When we were swinging, there was never any emotional connection. It was just sex, and there was no opportunity for it to become more. We did things together, never separate. With polyamory, it’s a completely different thing. Now there’s the emotional connection. People ask me, how can I share his love? How can I be ok with him having an emotional connection with another woman?
I’ve heard it compared to having kids, and the comparison works for me. You don’t love your first child any less when the second comes along, right? You don’t suddenly decide you want to give up the first for adoption if they’re being little shits and the new baby is totally adorable. I feel the same way about having relationships with other people.
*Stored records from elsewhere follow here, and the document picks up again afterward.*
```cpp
int ac3mi_set_encode_block_switch(ac3mi_ctx *ctx, int mode)
// ... 346 lines not shown
    E.ws_ebits = ctx->ws_enc.at<int32_t>(W.off_ebits);
    E.ws_snr = ctx->ws_enc.at<int32_t>(W.off_snr);
    E.ws_memo = ctx->ws_enc.at<uint32_t>(W.off_memo);
    if (taps && taps->d_mdct) { E.ws_mdct = taps->d_mdct; E.mdct_full_rows = true; }
    if (taps && taps->d_exponent) E.ws_expo = taps->d_exponent;
    if (taps && taps->d_exp_samples) E.ws_shift = taps->d_exp_samples;
    if (taps && taps->d_encoded_exp) E.ws_eexp = taps->d_encoded_exp;
    E.tap_eexp = taps ? taps->d_encoded_exp : nullptr;
    E.tap_bap = taps ? taps->d_bap : nullptr;
    E.tap_strat = taps ? taps->d_exp_strategy : nullptr;
    E.tap_snr = taps ? taps->d_snroffst : nullptr;
    E.chbwcod = call_chbwcod(ctx, desc, E.cfg.nfbw);
    E.bw = t.bw_mode != 0;
    E.exp_strategy = t.exp_strategy;
    E.pack_mode = ctx->encode_mode;
    E.fixed_shape = ctx->fixed_shape != 0;
    E.slot = ctx->slots;
    return AC3MI_OK;
}

size_t ac3mi_transcode_workspace_plan(size_t frames, int frames_per_stream, int n_in, int nfchans, int n_out)
{
    const bool mantx = dec_mantx(0, frames_per_stream, n_in == n_out, true);
    return (mantx ? 0 : coef_bytes(frames, n_in)) + (zs_off(frames, nfchans) + frames) + split_bytes(frames) +
           s16_ws_bytes(frames, n_out) + enc_ws_layout(frames * 6 * (size_t)n_out).need;
}

int ac3mi_xform_planes(const ac3mi_xform_desc *desc, int *n_in, int *n_out)
{
    MixPlan plan;
    if (!desc) return AC3MI_ERR_ARG;
// ... 640 lines not shown
```

ac-3-acm-codec_amd/csrc/encode.hip:

```cpp
#include "ac3mi_internal.h"
#include "wave_ops.h"
#include "spec_tables.h"
#include "enc_mant.h"
#include "enc_syntax.h"

#include <type_traits>

namespace ac3mi {

#define WAVE_SYNC()                                          \
    do {                                                     \
        __builtin_amdgcn_fence(__ATOMIC_RELEASE, "wavefront"); \
        __builtin_amdgcn_wave_barrier();                     \
        __builtin_amdgcn_fence(__ATOMIC_ACQUIRE, "wavefront"); \
    } while (0)

__device__ __forceinline__ int ilog2u(unsigned v) { return v ? 31 - __builtin_clz(v) : 0; }

__device__ __forceinline__ int wave_sum(int v) { return (int)wave_sum_u32((uint32_t)v); }


struct PackParams {
    const int32_t *mdct;
    const uint8_t *eexp;
    const int16_t *emask;
    const uint8_t *strat;
    const int32_t *ebits;
    const int8_t *shift;
    int32_t *csnr_state;
    const int32_t *slot;
    int32_t *snr;
    uint32_t *memo;
    uint8_t *frames;
    const EncTables *tab;
    uint8_t *tap_eexp;
    uint8_t *tap_bap;
    uint8_t *tap_strat;
    int32_t *tap_snr;
    int n_streams, frames_per_stream, frame_stride;
    int nch, nfbw, lfe, acmod, fscod, halfrate, bsid, frmsizecod, frame_words;
    int nbc;
    int chbwcod;
    uint16_t crc_inv_t[16];
    uint16_t pw1_t[6][16], pw2_t[6][16];
    int c1, c2;
    int frw;
    int marker;
    const uint32_t *hint;
    int hint_stride;
    const uint8_t *bsw;
    const uint8_t *remat;
    CplWs cpl;
    int cpl_begf;
// ... 21 lines not shown
__device__ __forceinline__ uint32_t pack_dynrng(const PackParams &P, size_t fidx, int b, int p)
{
    if constexpr (DW) if (P.dyn) return dyn_sends(P.dyn + fidx * 12, b, p) ? 0x100u | P.dyn[fidx * 12 + 2 * b + p] : 0u;
    if constexpr (MD) if (P.drc && drc_sends(P.drc + fidx * 6, b)) return 0x100u | P.drc[fidx * 6 + b];
    return 0u;
}

struct MaskTabs {
    uint8_t latab[256];
    uint16_t hth[50];
    uint8_t band_of_bin[256];
    uint8_t band_start[52];
};

template <bool CPL>
struct alignas(16) SearchLDS {
    int16_t mask[CPL ? 42 : 36][50];
    uint32_t bitlut[64];
    uint8_t strat[6][6];
    uint8_t band_of_bin[256];
    uint32_t rowdesc[CPL ? 42 : 36];
    uint2 terms[2][50];
};

__device__ __forceinline__ void put_bits(uint32_t *fr, int frw, uint32_t pos, int n, uint32_t v)
{
    if (n <= 0) return;
    const uint32_t w = pos >> 5;
    if (w + 1 >= (uint32_t)frw) return;
    const uint64_t x = (uint64_t)v << (64 - n - (pos & 31));
    const uint32_t hi = (uint32_t)(x >> 32), lo = (uint32_t)x;
    if (hi) atomicOr(&fr[w], hi);
// ... 1315 lines not shown
#define PK_DECL() do { } while (0)
#define PK_T0() do { } while (0)
#define PK_LAP(id) do { } while (0)
#define PK_COUNT(id) do { } while (0)
#define PK_END() do { } while (0)
#endif

#ifndef ENC_NC
#define ENC_NC 3
#endif

#ifndef ENC_SEARCH_LB
#define ENC_SEARCH_LB 4
#endif
template <int PART, bool CPL = false, bool BW = false, bool DRC = false, bool FX = false, bool DW = false>
__global__ __launch_bounds__(64, ENC_SEARCH_LB) void enc_search_kernel(const PackParams P)
{
    static_assert(PART == 1 || PART == 3, "the packers are enc_packf_kernel / enc_packb_kernel");
    static_assert(!DW || DRC, "the array words are costed where the profiles' are");
    static_assert(!FX || (PART == 1 && !CPL && !BW && !DRC), "the fixed 5.1 shape is the plain per-stream search's");
    __shared__ SearchLDS<CPL> L;
    const int lane = threadIdx.x;
    constexpr bool PER_FRAME = PART == 3;
    const int s = PER_FRAME ? (int)(blockIdx.x / (unsigned)P.frames_per_stream) : (int)blockIdx.x;
    const int f_first = PER_FRAME ? (int)(blockIdx.x - (unsigned)s * (unsigned)P.frames_per_stream) : 0;
    const int f_end = PER_FRAME ? f_first + 1 : FX ? 1 : P.frames_per_stream;
    if (s >= P.n_streams) return;

    for (int i = lane; i < 256; i += 64) L.band_of_bin[i] = P.tab->band_of_bin[i];
    {
        const int bp = P.tab->baptab[lane];
        L.bitlut[lane] = (uint32_t)plain_bits(bp) | ((bp == 1) << 9) | ((bp == 2) << 14) | ((bp == 4) << 19);
    }

    const int nch = FX ? 6 : P.nch, nfbw = FX ? 5 : P.nfbw, nbc = FX ? 223 : P.nbc;
    const int acmod = FX ? 7 : P.acmod;
    const bool lfe = FX ? true : P.lfe != 0;
    const int fs = P.frame_words;

    const int sslot = P.slot ? P.slot[s] : s;
    const int cpl_cs = 37 + 12 * P.cpl_begf;
    const int cpl_ce = BW ? 73 + 12 * P.cpl_endf : 217, cpl_nb = BW ? 3 + P.cpl_endf - P.cpl_begf : 15 - P.cpl_begf;
    const int state_in = P.csnr_state[sslot];
    int csnr_prev = state_in & 0xff, fsnr_prev = (state_in >> 8) & 15;
    PK_DECL();

    for (int f = f_first; f < f_end; f++) {
        const size_t fidx = FX ? (size_t)s : (size_t)s * P.frames_per_stream + f;
        PK_T0();
        PK_COUNT(5);
        const uint8_t *ex = P.eexp + fidx * 6 * nch * 256;
        int frame_bits = 0;
        uint64_t run_starts = 0, row_set = 0;
        int ncplrows = 0;
        const bool cplf = CPL && (__builtin_amdgcn_readfirstlane((int)P.cpl.word[fidx]) & 1);
        const uint8_t *cex = cplf ? P.cpl.eexp + fidx * 6 * 256 : ex;
        bool loaded = false;
        auto load_frame = [&]() {
            loaded = true;
            {
                const uint32_t *gm = reinterpret_cast<const uint32_t *>(P.emask + fidx * 6 * nch * 50);
                uint32_t mv[15];
#pragma unroll
                for (int j = 0; j < 15; j++) {
                    const int i = lane + 64 * j;
                    mv[j] = i < 6 * nch * 25 ? gm[i] : 0;
                }
#pragma unroll
                for (int j = 0; j < 15; j++) {
                    const int i = lane + 64 * j;
                    if (i < 6 * nch * 25) reinterpret_cast<uint32_t *>(&L.mask[0][0])[i] = mv[j];
                }
            }
            if (lane < 6 * nch) { const int b = lane / nch, ch = lane - b * nch; L.strat[b][ch] = P.strat[fidx * 6 * nch + lane]; }
            frame_bits = wave_sum(lane < nch ? P.ebits[fidx * nch + lane] : 0);
// ... 30 lines not shown
                    }
                    for (int p = 0; p < np; p++) frame_bits += (compr_word(P, fidx, p) & 0x100u) ? 8 : 0;
                }
                if (!FX && P.remat)
                    for (int b = 1; b < 6; b++) frame_bits += (P.remat[fidx * 6 + b] & 0x10) ? 4 : 0;
                if (CPL && cplf) {
                    frame_bits += syn_priced_cpl(acmod, nfbw, cpl_nb);
                    frame_bits += __builtin_amdgcn_readfirstlane(P.cpl.ebits[fidx]) - 6 * __builtin_popcountll(row_set & fbw_rows);
                    if (P.remat) {
                        const int nrem = syn_cpl_nrem(P.cpl_begf);
                        for (int b = 1; b < 6; b++) frame_bits -= (P.remat[fidx * 6 + b] & 0x10) ? 4 - nrem : 0;
                    }
                }
            }
            if constexpr (CPL) if (cplf) {
                const uint32_t *gm = reinterpret_cast<const uint32_t *>(P.cpl.emask + fidx * 6 * 50);
                for (int i = lane; i < 150; i += 64) reinterpret_cast<uint32_t *>(&L.mask[36][0])[i] = gm[i];
                const int st = lane < 6 ? (int)P.cpl.strat[fidx * 8 + lane] : 0;
                const uint32_t cst = (uint32_t)__ballot(lane < 6 && st != 0) | 0x40u;
                const int n0 = __builtin_popcountll(row_set);
                if (lane < 6 && st != 0) {
                    const int b1 = __builtin_ctz(cst >> (lane + 1)) + lane + 1;
                    const uint32_t cover = ((1u << b1) - 1u) & ~((1u << lane) - 1u);
                    L.rowdesc[n0 + __builtin_popcount(cst & ((1u << lane) - 1u))] = (uint32_t)(lane * 256) | (1u << 15) | (cover << 16) | ((uint32_t)(36 + lane) << 24);
                }
                ncplrows = __builtin_popcount(cst & 0x3fu);
                WAVE_SYNC();
            }
        };
        if (PART != 1 || (!FX && P.tap_strat)) load_frame();

        const uint32_t bandoff = *reinterpret_cast<const uint32_t *>(&L.band_of_bin[4 * lane]);
        SnrSearch ss{csnr_prev, 0, 0, false};
        uint64_t known_c = 0, fits_c = 0;
        uint32_t known_f = 0, fits_f = 0;
        int f_cc = -1;
        if (PART == 1 && !FX && P.memo) {
            const uint32_t *m = P.memo + fidx * 8;
            auto word = [&](int i) { return (uint32_t)__builtin_amdgcn_readfirstlane((int)m[i]); };
            known_c = (uint64_t)word(0) | ((uint64_t)word(1) << 32);
            fits_c = (uint64_t)word(2) | ((uint64_t)word(3) << 32);
            known_f = word(4);
            fits_f = word(5);
            f_cc = (int)word(6);
        }
// ... 3 lines not shown
        int gl = -1, spare_l = 0, gh = -1, spare_h = 0;
        int probe_sweeps = 0;
        auto lookup = [&](int cc, int ff, bool &fits) {
            const int g = 16 * cc + ff;
            if (g <= fit_hi) { fits = true; return true; }
            if (g >= fail_lo) { fits = false; return true; }
            if (((uint32_t)__builtin_amdgcn_readlane((int)costed_map, g >> 5) >> (g & 31)) & 1u) {
                fits = ((uint32_t)__builtin_amdgcn_readlane((int)fits_map, g >> 5) >> (g & 31)) & 1u;
                return true;
            }
            if (ff == 0) { fits = (fits_c >> cc) & 1; return (bool)((known_c >> cc) & 1); }
            fits = (fits_f >> ff) & 1;
            return cc == f_cc && ((known_f >> ff) & 1);
        };
        auto cost_and_record = [&](const int (&cg)[ENC_NC], int n_cand, bool probing) {
            if (!loaded) load_frame();
            int so[ENC_NC];
#pragma unroll
            for (int k = 0; k < ENC_NC; k++) so[k] = ((k < n_cand ? cg[k] : cg[0]) - 240) << 2;
            PK_COUNT(4);
            const int budget = 16 * fs - frame_bits;
            uint32_t acc[6][ENC_NC];
#pragma unroll
            for (int B = 0; B < 6; B++)
#pragma unroll
                for (int c = 0; c < ENC_NC; c++) acc[B][c] = 0;
            {
                const int nrows = __builtin_popcountll(row_set) + (CPL ? ncplrows : 0);
                auto desc_of = [&](int i) { return (uint32_t)__builtin_amdgcn_readfirstlane((int)L.rowdesc[i < nrows ? i : nrows - 1]); };
                auto fetch = [&](uint32_t d) {
// ... 110 lines not shown
                    costed_map |= bit;
                    fits_map |= ok ? bit : 0u;
                }
                {
                    const bool up = ok && g > gl, dn = !ok && (gh < 0 || g < gh);
                    gl = up ? g : gl; spare_l = up ? spare : spare_l;
                    gh = dn ? g : gh; spare_h = dn ? spare : spare_h;
                }
                if (cand_fi == 0) { known_c |= 1ull << cand_ci; fits_c |= (uint64_t)ok << cand_ci; }
                else if (!probing || cand_ci == f_cc) {
                    if (cand_ci != f_cc) { f_cc = cand_ci; known_f = fits_f = 0; }
                    known_f |= 1u << cand_fi;
                    fits_f |= (uint32_t)ok << cand_fi;
                }
            }
        };
        bool first_sweep = true;
        const bool cold_hint = csnr_prev == 40 && fsnr_prev == 0;
        for (;;) {
            int cc, ff;
            bool more;
            while ((more = ss.next(cc, ff))) {
                bool fits;
                if (!lookup(cc, ff, fits)) break;
                if (ss.phase == 0 && !fits) went_down = true;
                if (ss.phase == 1 && fits) went_up = true;
                ss.consume(fits);
            }
            if (!more) break;
            int cg[ENC_NC], n_cand = 0;
#pragma unroll
            for (int k = 0; k < ENC_NC; k++) cg[k] = -1;
            auto add = [&](int g) {
// ... 749 lines not shown
    PackParams P;
    P.mdct = E.ws_mdct;
    P.eexp = E.ws_eexp;
    P.emask = E.ws_emask;
    P.strat = E.ws_strat;
    P.ebits = E.ws_ebits;
    P.shift = E.ws_shift;
    P.csnr_state = E.csnr;
    P.slot = E.slot;
    P.frames = E.frames;
    P.tab = tab.enc;
    P.tap_eexp = E.tap_eexp;
    P.tap_bap = E.tap_bap;
    P.tap_strat = E.tap_strat;
    P.tap_snr = E.tap_snr;
    P.n_streams = E.n_streams;
    P.frames_per_stream = E.frames_per_stream;
    P.frame_stride = E.frame_stride;
    P.nch = c.nch;
    P.nfbw = c.nfbw;
    P.lfe = c.lfe;
    P.acmod = c.acmod;
    P.fscod = c.fscod;
    P.halfrate = c.halfrate;
    P.bsid = c.bsid;
    P.frmsizecod = c.frmsizecod;
    P.frame_words = c.frame_words;
    P.nbc = R.nbc;
    P.chbwcod = E.chbwcod;
    const int fs = c.frame_words, fs58 = (fs >> 1) + (fs >> 3);
// ... 93 lines not shown
```

ac-3-acm-codec_amd/csrc/wave_ops.h:

```cpp
#pragma once
#include <hip/hip_runtime.h>
#include <stdint.h>

namespace ac3mi {

__device__ __forceinline__ uint32_t wave_incl_scan_u32(uint32_t v)
{
    v += (uint32_t)__builtin_amdgcn_update_dpp(0, (int)v, 0x111, 0xf, 0xf, true);
    v += (uint32_t)__builtin_amdgcn_update_dpp(0, (int)v, 0x112, 0xf, 0xf, true);
    v += (uint32_t)__builtin_amdgcn_update_dpp(0, (int)v, 0x114, 0xf, 0xf, true);
    v += (uint32_t)__builtin_amdgcn_update_dpp(0, (int)v, 0x118, 0xf, 0xf, true);
    v += (uint32_t)__builtin_amdgcn_update_dpp(0, (int)v, 0x142, 0xa, 0xf, false);
    v += (uint32_t)__builtin_amdgcn_update_dpp(0, (int)v, 0x143, 0xc, 0xf, false);
    return v;
}

__device__ __forceinline__ uint32_t wave_last(uint32_t v) { return (uint32_t)__builtin_amdgcn_readlane((int)v, 63); }

__device__ __forceinline__ uint32_t wave_sum_u32(uint32_t v) { return wave_last(wave_incl_scan_u32(v)); }

__device__ __forceinline__ uint32_t wave_or_u32(uint32_t v)
{
    v |= (uint32_t)__builtin_amdgcn_update_dpp(0, (int)v, 0x111, 0xf, 0xf, true);
    v |= (uint32_t)__builtin_amdgcn_update_dpp(0, (int)v, 0x112, 0xf, 0xf, true);
    v |= (uint32_t)__builtin_amdgcn_update_dpp(0, (int)v, 0x114, 0xf, 0xf, true);
    v |= (uint32_t)__builtin_amdgcn_update_dpp(0, (int)v, 0x118, 0xf, 0xf, true);
    v |= (uint32_t)__builtin_amdgcn_update_dpp(0, (int)v, 0x142, 0xa, 0xf, false);
    v |= (uint32_t)__builtin_amdgcn_update_dpp(0, (int)v, 0x143, 0xc, 0xf, false);
// ... 65 lines not shown
```

ac-3-acm-codec_amd/engine.py:

```python
import ctypes
from dataclasses import dataclass

from . import capi


@dataclass
class XformDesc:
    acmod: int = 7
    lfeon: int = 1
    output: int = 7 | 16
    bias: float = 0.0

    def c(self):
        return capi.XformDescC(self.acmod, self.lfeon, self.output, self.bias)
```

It might seem flippant, but I think about when I go out for drinks with a friend. I might have a fantastic time, chatting, laughing, just having so much fun connecting with a good friend. My husband isn’t jealous of my emotional connection with my friend. He doesn’t require that I fulfil all my emotional needs from him. And I don’t require the same of him. I can love being loved by him even if I’m not his only love. Clear as mud?
People fall in love again and again and again – just usually, it’s in a chronological order and not simultaneously. We don’t believe you can only love one person, in “that way” at one time.
Laura says
Holy clarity. I have been searching for a long long time to figure out what is wrong with me in my monogamous relationship. I believe this post hit the nail on the head.